An exercise of an old exam wants me to find the point with the shortest distance to the origin which is in $M=\{(x,y): x^2y=2, x>0\}$.
So I think the function I have to minimize is $f(x,y)=\sqrt{(x^2+y^2)}$ with the condition $g(x,y)=x^2y-2$
Then Lagrange says that $$\nabla f = \lambda\nabla g \to \begin{pmatrix}\frac{x}{\sqrt{x^2+y^2}}\\ \frac{y}{\sqrt{x^2+y^2}}\end{pmatrix} = \lambda\begin{pmatrix}2xy\\x^2 \end{pmatrix}$$ But here is the point I get stuck.

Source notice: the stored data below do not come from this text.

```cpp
#ifndef TFHE_KM_XCD
#define TFHE_KM_XCD 1
#endif
template <int NT>
__global__ __launch_bounds__(64 * kKmWaves, 2) void k_key_switch_mfma(const uint32_t *__restrict__ lv1,
                                                                       const unsigned char *__restrict__ ksk8,
                                                                       int n, int t, uint32_t *__restrict__ out,
                                                                       size_t count,
                                                                       unsigned long long *clk,
                                                                       int ksplit) {
  constexpr int N = 1024, D = kKmAhead, WAVES = kKmWaves, R = kKmFrags;
  constexpr int TPW = ks_mfma_tpw(NT), SLOT = ks_mfma_slot_bytes(NT), OPS = TPW + R;
  const unsigned long long clk0 = clk ? __builtin_amdgcn_s_memtime() : 0ull;
  const unsigned long long rtc0 = clk ? __builtin_amdgcn_s_memrealtime() : 0ull;
  extern __shared__ __attribute__((aligned(16))) unsigned char km_smem[];
  const int tid = threadIdx.x, lane = tid & 63;
  const int wave = __builtin_amdgcn_readfirstlane(tid >> 6);
  const uint32_t lds_base = (uint32_t)(size_t)(__attribute__((address_space(3))) unsigned char *)km_smem;
  const uint32_t off_ab = (uint32_t)(kKmSlots * SLOT) + (uint32_t)wave * 2u * kKmAbBytes;
  const uint32_t off_dump = (uint32_t)(kKmSlots * SLOT) + (uint32_t)(WAVES * 2 * kKmAbBytes) + (uint32_t)wave * 256u;
#if TFHE_KM_XCD
  const unsigned lin = blockIdx.x + gridDim.x * (blockIdx.y + gridDim.y * blockIdx.z);
  const unsigned combos = gridDim.y * gridDim.z, combo = lin % combos, rest = lin / combos;
  const int cb = (int)(combo % gridDim.y), plane = (int)(combo / gridDim.y);
#else
  const unsigned rest = blockIdx.x;
  const int cb = blockIdx.y, plane = blockIdx.z;
#endif
  const unsigned n_rb = gridDim.x / (unsigned)ksplit;
  const int kchunk = (int)(rest / n_rb);
  const int blk0 = kchunk * (64 / ksplit);
  const size_t row0 = (size_t)(rest % n_rb) * kKmRows + (size_t)wave * (32 * R);
  const int nt_blk = ks_mfma_block_tiles(n, cb), tile0 = ks_mfma_block_first(n, cb);
  const bool full = nt_blk == NT;
  const int spb = 2 * t, S = 64 * spb;
  const uint32_t prec = 1u << (31 - 2 * t);
  const uint32_t v16 = (uint32_t)lane * 16u;
  const uint32_t v4 = (uint32_t)(((lane >> 4) * (N + 1) + (lane & 15)) * 4);
  const uint32_t *ab_row0 = lv1 + row0 * (size_t)(N + 1);

  const unsigned char *kplane = ksk8 + ((size_t)plane * ks_mfma_total_tiles(n) + (size_t)tile0) * S * 1024;
  uint32_t koff[TPW];
#pragma unroll
  for (int i = 0; i < TPW; ++i) {
    const int tile = wave + i * WAVES;
    koff[i] = (uint32_t)(tile < nt_blk ? tile : nt_blk - 1) * 1024u + v16;
  }
  const uint32_t kstride = (uint32_t)nt_blk * 1024u;
  const int steps = S / ksplit;
#pragma unroll
  for (int i = 0; i < TPW; ++i) koff[i] += (uint32_t)(blk0 * spb) * kstride;
  auto dma_key = [&](uint32_t slot) {
#pragma unroll
    for (int i = 0; i < TPW; ++i) {
      km_dma16(koff[i], kplane, slot + (uint32_t)(wave + i * WAVES) * 1024u);
      koff[i] += kstride;
    }
  };

  for (int q = 0; q < kKmAbQ; ++q) km_dma4(v4, ab_row0 + (size_t)(4 * q) * (N + 1) + 16 * blk0, lds_base + off_ab + (uint32_t)q * 256u);
  for (int d = 0; d < D; ++d) dma_key(lds_base + (uint32_t)d * SLOT);
  asm volatile("s_waitcnt vmcnt(0)" ::: "memory");
  __builtin_amdgcn_s_barrier();
  asm volatile("" ::: "memory");

  km_i32x16 acc[R][NT];
  const uint32_t a_lane = (uint32_t)((lane & 31) * 64 + (lane >> 5) * 16);
  auto read_a = [&](const KmPos &q, int f) -> km_u32x4 {
    const unsigned char *abuf = km_smem + off_ab + (uint32_t)(q.blk & 1) * kKmAbBytes + a_lane + (uint32_t)(q.u & 1) * 32u;
    return *reinterpret_cast<const km_u32x4 *>(abuf + f * (32 * 64));
  };
  auto build_a = [&](const KmPos &q, km_u32x4 w) -> km_i32x4 {
    const uint32_t sh = (uint32_t)(27 - 2 * (q.u >> 1));
    km_u32x4 a;
    a.x = 1u << (((w.x + prec) >> sh) & 0x18u);
    a.y = 1u << (((w.y + prec) >> sh) & 0x18u);
    a.z = 1u << (((w.z + prec) >> sh) & 0x18u);
    a.w = 1u << (((w.w + prec) >> sh) & 0x18u);
    return __builtin_bit_cast(km_i32x4, a);
  };
  auto make_a = [&](const KmPos &q, int f) -> km_i32x4 { return build_a(q, read_a(q, f)); };
  KmPos cur{blk0, 0};
  km_i32x4 A[R];
#pragma unroll
  for (int f = 0; f < R; ++f) A[f] = make_a(cur, f);
#ifndef TFHE_KM_PRE
#define TFHE_KM_PRE 3
#endif
  constexpr int PRE = NT < TFHE_KM_PRE ? NT : TFHE_KM_PRE;
  constexpr int H = NT / 2;
  km_i32x4 Bpre[PRE];
#pragma unroll
  for (int c = 0; c < PRE; ++c) Bpre[c] = *reinterpret_cast<const km_i32x4 *>(km_smem + v16 + c * 1024);
#pragma unroll
  for (int f = 0; f < R; ++f)
#pragma unroll
    for (int c = 0; c < NT; ++c) acc[f][c] = km_i32x16{0, 0, 0, 0, 0, 0, 0, 0, 0, 0, 0, 0, 0, 0, 0, 0};
  auto run = [&](auto full_c) {
    constexpr bool FULL = decltype(full_c)::value;
#pragma unroll 1
    for (int g = 0; g < steps; ++g) {
      const unsigned char *slot = km_smem + (uint32_t)(g % kKmSlots) * SLOT + v16;
      const unsigned char *slot_next = km_smem + (uint32_t)((g + 1) % kKmSlots) * SLOT + v16;
      km_i32x4 B[NT];
#pragma unroll
      for (int c = 0; c < PRE; ++c) B[c] = Bpre[c];
#pragma unroll
      for (int c = 0; c < H; ++c) {
        if (c + PRE < NT) B[c + PRE] = *reinterpret_cast<const km_i32x4 *>(slot + (c + PRE) * 1024);
#pragma unroll
        for (int f = 0; f < R; ++f) acc[f][c] = __builtin_amdgcn_mfma_i32_32x32x32_i8(A[f], B[c], acc[f][c], 0, 0, 0);
      }
      __builtin_amdgcn_sched_barrier(0);
      asm volatile("s_waitcnt vmcnt(%0)" ::"n"((D - 2) * OPS) : "memory");
      if (!TFHE_ABL_KM_NOBARRIER) __builtin_amdgcn_s_barrier();
      asm volatile("" ::: "memory");
      const uint32_t dslot = lds_base + (uint32_t)((g + D) % kKmSlots) * SLOT;
      const int nblk = (cur.blk + 1) & 63;
      const uint32_t nbuf = lds_base + off_ab + (uint32_t)((cur.blk + 1) & 1) * kKmAbBytes;
      const int u_now = cur.u;
      constexpr int PIECES = TPW + R + 2;
      km_i32x4 A_next[R];
      km_u32x4 Aw[R];
      auto piece = [&](int it) {
        if (it == 0) {
          if (++cur.u == spb) {
            cur.u = 0;
            cur.blk = (cur.blk + 1) & 63;
          }
#pragma unroll
          for (int f = 0; f < R; ++f) Aw[f] = read_a(cur, f);
#pragma unroll
          for (int c = 0; c < PRE; ++c) Bpre[c] = *reinterpret_cast<const km_i32x4 *>(slot_next + c * 1024);
        } else if (it == PIECES - 2) {
#pragma unroll
          for (int f = 0; f < R; ++f) A_next[f] = build_a(cur, Aw[f]);
        } else {
          const int d = it - 1 - (it > PIECES - 2 ? 1 : 0);
          if (d < TPW) {
            km_dma16(koff[d], kplane, dslot + (uint32_t)(wave + d * WAVES) * 1024u);
            koff[d] += kstride;
          } else {
            const int q0 = R * u_now + (d - TPW);
            const uint32_t *s0 = ab_row0 + (size_t)(4 * (q0 & (kKmAbQ - 1))) * (N + 1) + 16 * nblk;
            km_dma4(v4, s0, q0 < kKmAbQ ? nbuf + (uint32_t)q0 * 256u : lds_base + off_dump);
          }
        }
      };
#pragma unroll
      for (int c = H; c < NT; ++c) {
        if (c + PRE < NT) B[c + PRE] = *reinterpret_cast<const km_i32x4 *>(slot + (c + PRE) * 1024);
        if (c < NT - 1 || FULL) {
#pragma unroll
          for (int f = 0; f < R; ++f) acc[f][c] = __builtin_amdgcn_mfma_i32_32x32x32_i8(A[f], B[c], acc[f][c], 0, 0, 0);
        }
        __builtin_amdgcn_sched_barrier(0);
        if (c - H < PIECES) piece(c - H);
        __builtin_amdgcn_sched_barrier(0);
      }
#pragma unroll
      for (int it = NT - H; it < PIECES; ++it) piece(it);
#pragma unroll
      for (int f = 0; f < R; ++f) A[f] = A_next[f];
    }
  };
  if (full)
    run(std::true_type{});
  else
    run(std::false_type{});
  {
    const int sh8 = 8 * plane;
    const int row_lim = (int)(count > row0 ? (count - row0 < 32 * R ? count - row0 : 32 * R) : 0) - 4 * (lane >> 5);
    const int col_lane = tile0 * 32 + (lane & 31);
    const uint32_t lane_off = (uint32_t)((4 * (lane >> 5)) * (n + 1) + col_lane) * 4u;
    unsigned char *obase = reinterpret_cast<unsigned char *>(out + row0 * (size_t)(n + 1));
    const uint32_t row_bytes = (uint32_t)(n + 1) * 4u;
#pragma unroll
    for (int f = 0; f < R; ++f)
#pragma unroll
      for (int c = 0; c < NT; ++c) {
        const bool col_ok = col_lane + 32 * c <= n && c < nt_blk;
        const bool is_body = col_lane + 32 * c == n && plane == 0 && kchunk == 0;
#pragma unroll
        for (int e = 0; e < 16; ++e) {
          const int er = 32 * f + (e & 3) + 8 * (e >> 2);
          if (col_ok && er < row_lim) {
            uint32_t v = 0u - ((uint32_t)acc[f][c][e] << sh8);
            if (is_body) v += lv1[(row0 + (size_t)(er + 4 * (lane >> 5))) * (size_t)(N + 1) + N];
            unsigned char *uni = obase + (size_t)((uint32_t)er * row_bytes + (uint32_t)(c * 128));
            if (v) atomicAdd(reinterpret_cast<uint32_t *>(uni + lane_off), v);
          }
        }
      }
  }
  asm volatile("s_waitcnt vmcnt(0)" ::: "memory");
  if (clk && tid == 0) {
    atomicAdd(&clk[0], __builtin_amdgcn_s_memtime() - clk0);
    atomicAdd(&clk[1], __builtin_amdgcn_s_memrealtime() - rtc0);
  }
}

}
```
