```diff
+template <typename U, int CPL, int DEPTH = kStripRowsInFlight, bool MIXED = false>
+__device__ __forceinline__ void strip_update_rows(const U* __restrict__ rowp, int stride, int n, int idxvec, float mulvec,
+                                                  float* __restrict__ lq_c, float fvec = 1.0f) {
+    static_assert(kPanel % DEPTH == 0, "panel must be a whole number of prefetch groups");
+    float qv[CPL];
+#pragma unroll
+    for (int i = 0; i < CPL; ++i) qv[i] = lq_c[i];
+    const int ng = (n + DEPTH - 1) / DEPTH;
+    RawRow<U, CPL> buf[DEPTH];
+#pragma unroll
+    for (int k = 0; k < DEPTH; ++k)
+        buf[k] = load_raw<U, CPL>(rowp + (int64_t)__builtin_amdgcn_readlane(idxvec, k) * stride);
+#pragma unroll 1
+    for (int g = 0; g < ng - 1; ++g) {
+#pragma unroll
+        for (int k = 0; k < DEPTH; ++k) {
+            const RawRow<U, CPL> v = buf[k];
+            buf[k] = load_raw<U, CPL>(rowp + (int64_t)__builtin_amdgcn_readlane(idxvec, DEPTH * (g + 1) + k) * stride);
+            const float a = MIXED ? fvec * rl(mulvec, DEPTH * g + k) : rl(mulvec, DEPTH * g + k);
+#pragma unroll
+            for (int i = 0; i < CPL; ++i) qv[i] = __builtin_fmaf(v.get(i), a, qv[i]);
+            __builtin_amdgcn_sched_barrier(0);
+        }
+    }
+    const int g_last = DEPTH * (ng - 1);
+#pragma unroll
+    for (int k = 0; k < DEPTH; ++k) {
+        const RawRow<U, CPL> v = buf[k];
+        const float a = MIXED ? fvec * rl(mulvec, g_last + k) : rl(mulvec, g_last + k);
+#pragma unroll
+        for (int i = 0; i < CPL; ++i) qv[i] = __builtin_fmaf(v.get(i), a, qv[i]);
+    }
+#pragma unroll
+    for (int i = 0; i < CPL; ++i) lq_c[i] = qv[i];
+}
+
 __device__ __forceinline__ float diag_lower_update(const float* __restrict__ tile, float edvec, float sv, int lane) {
 #pragma unroll 16
     for (int jr = 0; jr < kPanel; ++jr) {
```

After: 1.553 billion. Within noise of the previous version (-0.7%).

Since the point has to be in $M$ it follows that $y=\dfrac{2}{x^2}$.
so $$\begin{pmatrix}\frac{x}{\sqrt{x^2+y^2}}\\ \frac{y}{\sqrt{x^2+y^2}}\end{pmatrix} = \lambda\begin{pmatrix}\frac{4}{x}\\x^2 \end{pmatrix}$$ But that does not really help me to get any further. Thanks for your help.
If I were you, I will use a simpler way. Since $y=\frac{2}{x^2}$, the distance is $d(x)^2=x^2+\frac{4}{x^4}$. Applying the AM-GM inequality, we have $$ d(x)^2=\frac{x^2}{2}+\frac{x^2}{2}+\frac{4}{x^4}\geq 3 \sqrt[3]{\frac{x^2}{2}\cdot \frac{x^2}{2}\cdot \frac{4}{x^4}}\geq 3. $$ The identity holds when $x^6=8$ and hence $x=\sqrt{2}$ (since $x>0$). The shortest distance is $\sqrt{3}$.
If you really want to use Lagrange multiplier, let us consider $$ F(x,y)=x^2+y^2 $$ under side condition $$ G(x,y)=x^2y-2. $$ Then we need to find $(x,y,\lambda)$ such that $$ 0=F_x-\lambda G_x= 2x-2\lambda xy \quad 0=F_y-\lambda F_y= 2y-\lambda x^2 $$ and the side condition. The first equation implies $\lambda=1/y$ and hence $2y^2=x^2$ by the second one. Since $y=2/x^2$, we know that $x=\sqrt{2}$.